Intrathecal morphine for Restless Legs Syndrome

For those who suffer from a medically refractory Restless Legs Syndrome (RLS), intrathecal morphine treatment has been shown to be effective. The aim of a retrospective study of Steensland et al. was to investigate efficacy, complications and side effects in patients treated over several years with an implantable pump. A comparison was done to a group of patients treated with a similar pump system due to spasticity.

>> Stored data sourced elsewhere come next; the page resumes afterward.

+__device__ __forceinline__ int wg3_tile()
+{
+    const int nblk = gridDim.x, b = blockIdx.x;
+    const int q8 = nblk >> 3, r8 = nblk & 7, xcd = b & 7, idx = b >> 3;
+    return (xcd < r8 ? xcd * (q8 + 1) : r8 * (q8 + 1) + (xcd - r8) * q8) + idx;
+}
+
+struct Wg9 {
+    static constexpr int RB = 128;
+    static constexpr int A_BYTES = 32 * RB;
+    static constexpr int B_BYTES = 40 * RB;
+    static constexpr int STAGE = A_BYTES + B_BYTES;
+    static constexpr int IPS = 3;
+    static constexpr int PF = 3;
+    static constexpr int NS = PF + 3;
+    static constexpr int DUMP = NS * STAGE, ZERO = DUMP + 4096;
+    static constexpr int LDS = ZERO + B_BYTES;
+};
+
+template <bool PROBE>
+__global__ __launch_bounds__(256, 2) void wgrad3x3_ninetap_kernel(const Wg3K d)
+{
+    constexpr int RB = Wg9::RB, A_BYTES = Wg9::A_BYTES, B_BYTES = Wg9::B_BYTES, STAGE = Wg9::STAGE, NS = Wg9::NS, PF = Wg9::PF;
+    constexpr int LIVE = 34;
+
+    extern __shared__ __attribute__((aligned(16))) unsigned char smem[];
+
+    const int tid = threadIdx.x, lane = tid & 63;
+    const int wave = __builtin_amdgcn_readfirstlane(tid >> 6);
+    const int wm = wave >> 1, wn = wave & 1;
+    const int l31 = lane & 31, hi = lane >> 5;
+
+    int tile = wg3_tile();
+    const int tm = tile % d.tiles_m;  tile /= d.tiles_m;
+    const int tn = tile % d.tiles_n;
+    const int split = tile / d.tiles_n;
+    const int m0 = tm * 64, n0 = tn * 64;
+    const int sbeg = split * d.sps;
+    const int send = min(d.nstg, sbeg + d.sps);
+    const int nk = send - sbeg;
+    if (nk <= 0) return;
+
+    const int H = d.H, W = d.W, nstripes = W / 32;
+    const unsigned lds0 = (unsigned)(size_t)(__attribute__((address_space(3))) unsigned char*)smem;
+    const unsigned dump = lds0 + Wg9::DUMP + wave * 1024;
+    const unsigned char* zsrc = g_mg_zeros + (lane & 3) * 16;
+
+    auto swz = [](int row) { return (row >> 1) & 1; };
+
+    int aoff, boff[2];
+    bool blive[2];
+    {
+        const int row = tid >> 3, slot = tid & 7;
+        int ch = m0 + ((slot ^ (swz(row) << 2)) << 3);
+        if (ch >= d.Cg) ch = m0;
+        aoff = (row * d.Cg + ch) * 2;
+    }
+#pragma unroll
+    for (int j = 0; j < 2; ++j) {
+        const int g = j * 256 + tid, row = g >> 3, slot = g & 7;
+        int ch = n0 + ((slot ^ (swz(row) << 2)) << 3);
+        if (ch >= d.Cin) ch = n0;
+        boff[j] = ((row - 1) * d.Cin + ch) * 2;
+        blive[j] = row < LIVE;
+    }
+    unsigned long long m_live[2], m_left[2], m_right[2];
+#pragma unroll
+    for (int j = 0; j < 2; ++j) {
+        const int row = (j * 256 + tid) >> 3;
+        m_live[j]  = __builtin_amdgcn_ballot_w64(blive[j]);
+        m_left[j]  = __builtin_amdgcn_ballot_w64(blive[j] && row == 0);
+        m_right[j] = __builtin_amdgcn_ballot_w64(blive[j] && row == LIVE - 1);
+    }
+    const unsigned long long zaddr = (unsigned long long)(size_t)zsrc;
+    const unsigned zlo = (unsigned)zaddr, zhi = (unsigned)(zaddr >> 32);
+
+    const unsigned char* const dy0 = reinterpret_cast<const unsigned char*>(d.dy);
+    const unsigned char* const x0p = reinterpret_cast<const unsigned char*>(d.x);
+    const int a_row = W * d.Cg * 2, x_row = W * d.Cin * 2;
+    int an = sbeg, ay, astripe, aimg;
+    int xs = sbeg - 1, xy, xstripe, ximg;
+    const int xlast = min(send, d.nstg - 1);
+    {
+        int is = sbeg / H;
+        ay = sbeg - is * H; aimg = is / nstripes; astripe = is - aimg * nstripes;
+        const int x1 = max(xs, 0);
+        is = x1 / H;
+        xy = x1 - is * H; ximg = is / nstripes; xstripe = is - ximg * nstripes;
+    }
+    ay = __builtin_amdgcn_readfirstlane(ay); astripe = __builtin_amdgcn_readfirstlane(astripe); aimg = __builtin_amdgcn_readfirstlane(aimg);
+    xy = __builtin_amdgcn_readfirstlane(xy); xstripe = __builtin_amdgcn_readfirstlane(xstripe); ximg = __builtin_amdgcn_readfirstlane(ximg);
+    const unsigned char* abase = dy0 + (((size_t)aimg * H + ay) * W + astripe * 32) * d.Cg * 2;
+    const unsigned char* xbase = x0p + (((size_t)ximg * H + xy) * W + xstripe * 32) * d.Cin * 2;
+
+    auto issue_a = [&](unsigned sbase) {
+        const unsigned dst = __builtin_amdgcn_readfirstlane(sbase + wave * 1024);
+        if (an < send) glds16_s(abase, (unsigned)aoff, dst);
+        else glds16(zsrc, dst);
+        ++an; ++ay;
+        if (ay < H) abase += a_row;
+        else {
+            ay = 0; ++astripe;
+            if (astripe >= nstripes) { astripe = 0; ++aimg; }
+            abase = dy0 + ((size_t)aimg * H * W + astripe * 32) * d.Cg * 2;
+        }
+    };
+    auto issue_b = [&](unsigned bbase) {
+        const bool real = xs >= 0 && xs <= xlast;
+        const int sxs = __builtin_amdgcn_readfirstlane(xstripe) * 32;
+        const bool lok = sxs > 0, rok = sxs + 32 < W;
+#pragma unroll
+        for (int j = 0; j < 2; ++j) {
+            unsigned long long v = real ? m_live[j] : 0ull;
+            if (!lok) v &= ~m_left[j];
+            if (!rok) v &= ~m_right[j];
+            v = ((unsigned long long)(unsigned)__builtin_amdgcn_readfirstlane((int)(v >> 32)) << 32) | (unsigned)__builtin_amdgcn_readfirstlane((int)v);
+            asm("" : "+s"(v));
+            const unsigned long long pa = (unsigned long long)(size_t)(xbase + boff[j]);
+            unsigned plo, phi;
+            asm("v_cndmask_b32_e64 %0, %1, %2, %3" : "=v"(plo) : "v"(zlo), "v"((unsigned)pa), "s"(v));
+            asm("v_cndmask_b32_e64 %0, %1, %2, %3" : "=v"(phi) : "v"(zhi), "v"((unsigned)(pa >> 32)), "s"(v));
+            const bool inside = (j * 4096 + wave * 1024) < B_BYTES;
+            glds16(reinterpret_cast<const void*>((size_t)(((unsigned long long)phi << 32) | plo)),
+                   __builtin_amdgcn_readfirstlane(inside ? bbase + j * 4096 + wave * 1024 : dump));
+        }
+        if (real) {
+            ++xy;
+            if (xy < H) xbase += x_row;
+            else {
+                xy = 0; ++xstripe;
+                if (xstripe >= nstripes) { xstripe = 0; ++ximg; }
+                xbase = x0p + ((size_t)ximg * H * W + xstripe * 32) * d.Cin * 2;
+            }
+        }
+        ++xs;
+    };
+
+    f32x16_t acc[9];
+#pragma unroll
+    for (int t = 0; t < 9; ++t)
+#pragma unroll
+        for (int r = 0; r < 16; ++r) acc[t][r] = 0.f;
+
+    const bool do_bias = d.dbias != nullptr && tn == 0 && wn == 0;
+    float bsum = 0.f;
+
+    const int i16 = lane & 15, g2 = lane >> 4;
+    const int rsub = (g2 >> 1) * 8 + (i16 >> 2);
+    const int csub = ((g2 & 1) * 16 + (i16 & 3) * 4) * 2;
+
+    auto compute = [&](const unsigned char* As, const unsigned char* B0, const unsigned char* B1, const unsigned char* B2) {
+#pragma unroll
+        for (int ks = 0; ks < 2; ++ks) {
+            const int ra = ks * 16 + rsub;
+            const bf16x8_t a = wg3_frag<RB>(As + ra * RB + ((wm * 64 + csub) ^ (swz(ra) << 6)));
+            if (do_bias) bsum += wg3_sum8(a);
+            static_for<0, 3>([&](auto ky_) {
+                constexpr int ky = decltype(ky_)::value;
+                const unsigned char* Bs = ky == 0 ? B0 : ky == 1 ? B1 : B2;
+                const int r0 = ks * 16 + rsub, r2 = r0 + 2;
+                const bf16x8_t b0 = wg3_frag<RB>(Bs + r0 * RB + ((wn * 64 + csub) ^ (swz(r0) << 6)));
+                const bf16x8_t b2 = wg3_frag<RB>(Bs + r2 * RB + ((wn * 64 + csub) ^ (swz(r2) << 6)));
+                const u32x4_t u0 = __builtin_bit_cast(u32x4_t, b0), u2 = __builtin_bit_cast(u32x4_t, b2);
+                u32x4_t u1;
+#pragma unroll
+                for (int i = 0; i < 4; ++i) u1[i] = __builtin_amdgcn_alignbit(i < 3 ? u0[(i + 1) & 3] : u2[3], u0[i], 16);
+                acc[ky * 3 + 0] = __builtin_amdgcn_mfma_f32_32x32x16_bf16(a, b0, acc[ky * 3 + 0], 0, 0, 0);
+                acc[ky * 3 + 1] = __builtin_amdgcn_mfma_f32_32x32x16_bf16(a, __builtin_bit_cast(bf16x8_t, u1), acc[ky * 3 + 1], 0, 0, 0);
+                acc[ky * 3 + 2] = __builtin_amdgcn_mfma_f32_32x32x16_bf16(a, b2, acc[ky * 3 + 2], 0, 0, 0);
+            });
+        }
+    };
+
+    glds16(zsrc, __builtin_amdgcn_readfirstlane(lds0 + Wg9::ZERO + wave * 1024));
+    glds16(zsrc, __builtin_amdgcn_readfirstlane(wave == 0 ? lds0 + Wg9::ZERO + 4096 : dump));
+    issue_b(lds0 + 0 * STAGE + A_BYTES);
+    issue_b(lds0 + 1 * STAGE + A_BYTES);
+#pragma unroll
+    for (int s = 2; s < PF + 2; ++s) { issue_a(lds0 + s * STAGE); issue_b(lds0 + s * STAGE + A_BYTES); }
+    int s0 = 0, s1 = 1, s2 = 2, islot = NS - 1;
+    int cy = __builtin_amdgcn_readfirstlane(sbeg % H);
+    unsigned long long t_wait = 0, t_bar = 0, t_issue = 0, t_mfma = 0, t_begin = 0;
+    if constexpr (PROBE) t_begin = wg3_stamp();
+    for (int it = 0; it < nk; ++it) {
+        unsigned long long p0 = 0, p1 = 0, p2 = 0, p3 = 0;
+        if constexpr (PROBE) p0 = wg3_stamp();
+        wait_vmcnt<(PF - 1) * Wg9::IPS>();
+        if constexpr (PROBE) p1 = wg3_stamp();
+        __builtin_amdgcn_s_barrier();
+        if constexpr (PROBE) p2 = wg3_stamp();
+        issue_a(lds0 + islot * STAGE); issue_b(lds0 + islot * STAGE + A_BYTES);
+        if constexpr (PROBE) p3 = wg3_stamp();
+        const unsigned char* const zs = smem + Wg9::ZERO;
+        compute(smem + s2 * STAGE,
+                cy == 0 ? zs : smem + s0 * STAGE + A_BYTES,
+                smem + s1 * STAGE + A_BYTES,
+                cy == H - 1 ? zs : smem + s2 * STAGE + A_BYTES);
+        if constexpr (PROBE) { const unsigned long long p4 = wg3_stamp(); t_wait += p1 - p0; t_bar += p2 - p1; t_issue += p3 - p2; t_mfma += p4 - p3; }
+        s0 = s1; s1 = s2;
+        s2 = (s2 == NS - 1) ? 0 : s2 + 1;
+        islot = (islot == NS - 1) ? 0 : islot + 1;
+        cy = (cy == H - 1) ? 0 : cy + 1;
+    }
+    wait_vmcnt<0>();
+    unsigned long long t_loop_end = 0;
+    if constexpr (PROBE) t_loop_end = wg3_stamp();
+
+    if (do_bias) {
+        const float t = bsum + __shfl_xor(bsum, 32);
+        const int co = m0 + wm * 32 + l31;
+        if (hi == 0 && co < d.Cg) wg_accum(d.dbias, d.det_stride, split, (size_t)co, t);
+    }
+
+    const int ci = n0 + wn * 32 + l31;
+    if (ci < d.Cin) {
+        static_for<0, 9>([&](auto t_) {
+            constexpr int tap = decltype(t_)::value;
+#pragma unroll
+            for (int r = 0; r < 16; ++r) {
+                const int co = m0 + wm * 32 + (r & 3) + 8 * (r >> 2) + 4 * hi;
+                if (co < d.Cg)
+                    wg_accum(d.dw, d.det_stride, split, (size_t)(tap * d.Cg + co) * d.Cin + ci, acc[tap][r]);
+            }
+        });
+    }
+    if constexpr (PROBE) {
+        const unsigned long long t_end = wg3_stamp();
+        if (lane == 0 && g_mg_wg3_probe_out) {
+            unsigned long long* o = g_mg_wg3_probe_out + ((size_t)blockIdx.x * 4 + wave) * 8;
+            o[0] = t_wait; o[1] = t_bar; o[2] = t_issue; o[3] = t_mfma; o[4] = t_loop_end - t_begin; o[5] = t_end - t_loop_end; o[6] = (unsigned long long)nk; o[7] = t_begin;
+        }
+    }
+}
+
+template <int MT, int NT>
 __global__ __launch_bounds__(256, 2) void wgrad3x3_kernel(const Wg3K d)
 {
     constexpr int TM = 64 * MT, TN = 64 * NT;
@@ -38,12 +290,7 @@
     const int wm = wave >> 1, wn = wave & 1;
     const int l31 = lane & 31, hi = lane >> 5;
 
-    int tile;
-    {
-        const int nblk = gridDim.x, b = blockIdx.x;
-        const int q8 = nblk >> 3, r8 = nblk & 7, xcd = b & 7, idx = b >> 3;
-        tile = (xcd < r8 ? xcd * (q8 + 1) : r8 * (q8 + 1) + (xcd - r8) * q8) + idx;
-    }
+    int tile = wg3_tile();
     const int tm = tile % d.tiles_m;  tile /= d.tiles_m;
     const int tn = tile % d.tiles_n;  tile /= d.tiles_n;
     const int ky = tile % 3;
@@ -55,8 +302,8 @@
     if (nk <= 0) return;
 
     const int H = d.H, W = d.W;
-    constexpr int SEG = W16 ? 16 : 32, SEGP = SEG + 2;
-    constexpr int PR = (32 / SEG) * SEGP;
+    constexpr int SEG = 16, SEGP = SEG + 2;
+    constexpr int PR = 2 * SEGP;
     const unsigned lds0 = (unsigned)(size_t)(__attribute__((address_space(3))) unsigned char*)smem;
     const unsigned dump = lds0 + NS * STAGE + wave * 1024;
     const unsigned char* zsrc = g_mg_zeros + (lane & 3) * 16;
@@ -78,44 +325,23 @@
         const int g = j * 256 + tid, row = g / PPB, slot = g % PPB;
         int ch = n0 + ((slot ^ (swz_b(row) << 2)) << 3);
         if (ch >= d.Cin) ch = n0;
-        const int r = (W16 && row >= SEGP) ? 1 : 0, c = row - r * SEGP - 1;
+        const int r = row >= SEGP ? 1 : 0, c = row - r * SEGP - 1;
         boff[j] = (((r + ky - 1) * W + c) * d.Cin + ch) * 2;
         brc[j] = row < PR ? (r | (c + 1) << 4) : -1;
     }
-    const unsigned char* const dy0 = reinterpret_cast<const unsigned char*>(d.dy);
-    const unsigned char* const x0p = reinterpret_cast<const unsigned char*>(d.x);
-    const unsigned char* abase; const unsigned char* xbase;
-    int sy, sx, sg_next = sbeg;
-    int simg = 0, sstripe = 0;
-    const int SWp = W16 ? W : d.stripe_w, nsegs = SWp / 32, nstripes = W / SWp;
-    if (W16) {
-        abase = dy0 + (size_t)sbeg * 32 * d.Cg * 2;
-        xbase = x0p + (size_t)sbeg * 32 * d.Cin * 2;
-        const int rem = (sbeg * 32) % (H * W); sy = rem / W; sx = rem - sy * W;
-    } else {
-        const int spi = H * (W / 32);
-        simg = sbeg / spi;
-        int r = sbeg - simg * spi;
-        sstripe = r / (H * nsegs);  r -= sstripe * (H * nsegs);
-        sy = r / nsegs;
-        sx = sstripe * SWp + (r - sy * nsegs) * 32;
-        const size_t p = ((size_t)simg * H + sy) * W + sx;
-        abase = dy0 + p * d.Cg * 2;
-        xbase = x0p + p * d.Cin * 2;
-    }
-    sy = __builtin_amdgcn_readfirstlane(sy); sx = __builtin_amdgcn_readfirstlane(sx);
-    simg = __builtin_amdgcn_readfirstlane(simg); sstripe = __builtin_amdgcn_readfirstlane(sstripe);
+    const unsigned char* abase = reinterpret_cast<const unsigned char*>(d.dy) + (size_t)sbeg * 32 * d.Cg * 2;
+    const unsigned char* xbase = reinterpret_cast<const unsigned char*>(d.x) + (size_t)sbeg * 32 * d.Cin * 2;
+    int sy = ((sbeg * 32) % (H * W)) / W, sg_next = sbeg;
+    sy = __builtin_amdgcn_readfirstlane(sy);
     const int a_step = 32 * d.Cg * 2, x_step = 32 * d.Cin * 2;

The charts of ten patients with severe or very severe RLS have been reviewed. These patients have received an intrathecal drug delivery system during 2000 -2016. To compare the rate of complications, a control group of 20 patients treated with intrathecal baclofen due to spasticity was included in the study. Their time of treatment corresponded to the RLS patients’.

The severity of symptoms related to RLS decreased significantly after treatment. Doses required ranged from 68 to 140 µg/day. Two cases of side effects were detected; one case with nausea and dizziness and one case with headache and fatigue. The rate of mechanical-, infectious- and other complications were similar between the two groups.

In light of the decrease in symptom severity and the low rate of side effects, intrathecal morphine can be considered an adequate treatment for those suffering from medically refractory RLS. The occurrence of complications did not differ between subjects with RLS and spasticity 1).

Case reports

Three patients with medically refractory RLS received an implanted pump for delivery of intrathecal morphine. Severity of RLS and self-assessed health were rated using the International Restless Legs Syndrome Study Group (IRLSSG) rating scale and the Short Form health survey (SF-36). Assessments were made preoperatively and after 6 months of follow-up.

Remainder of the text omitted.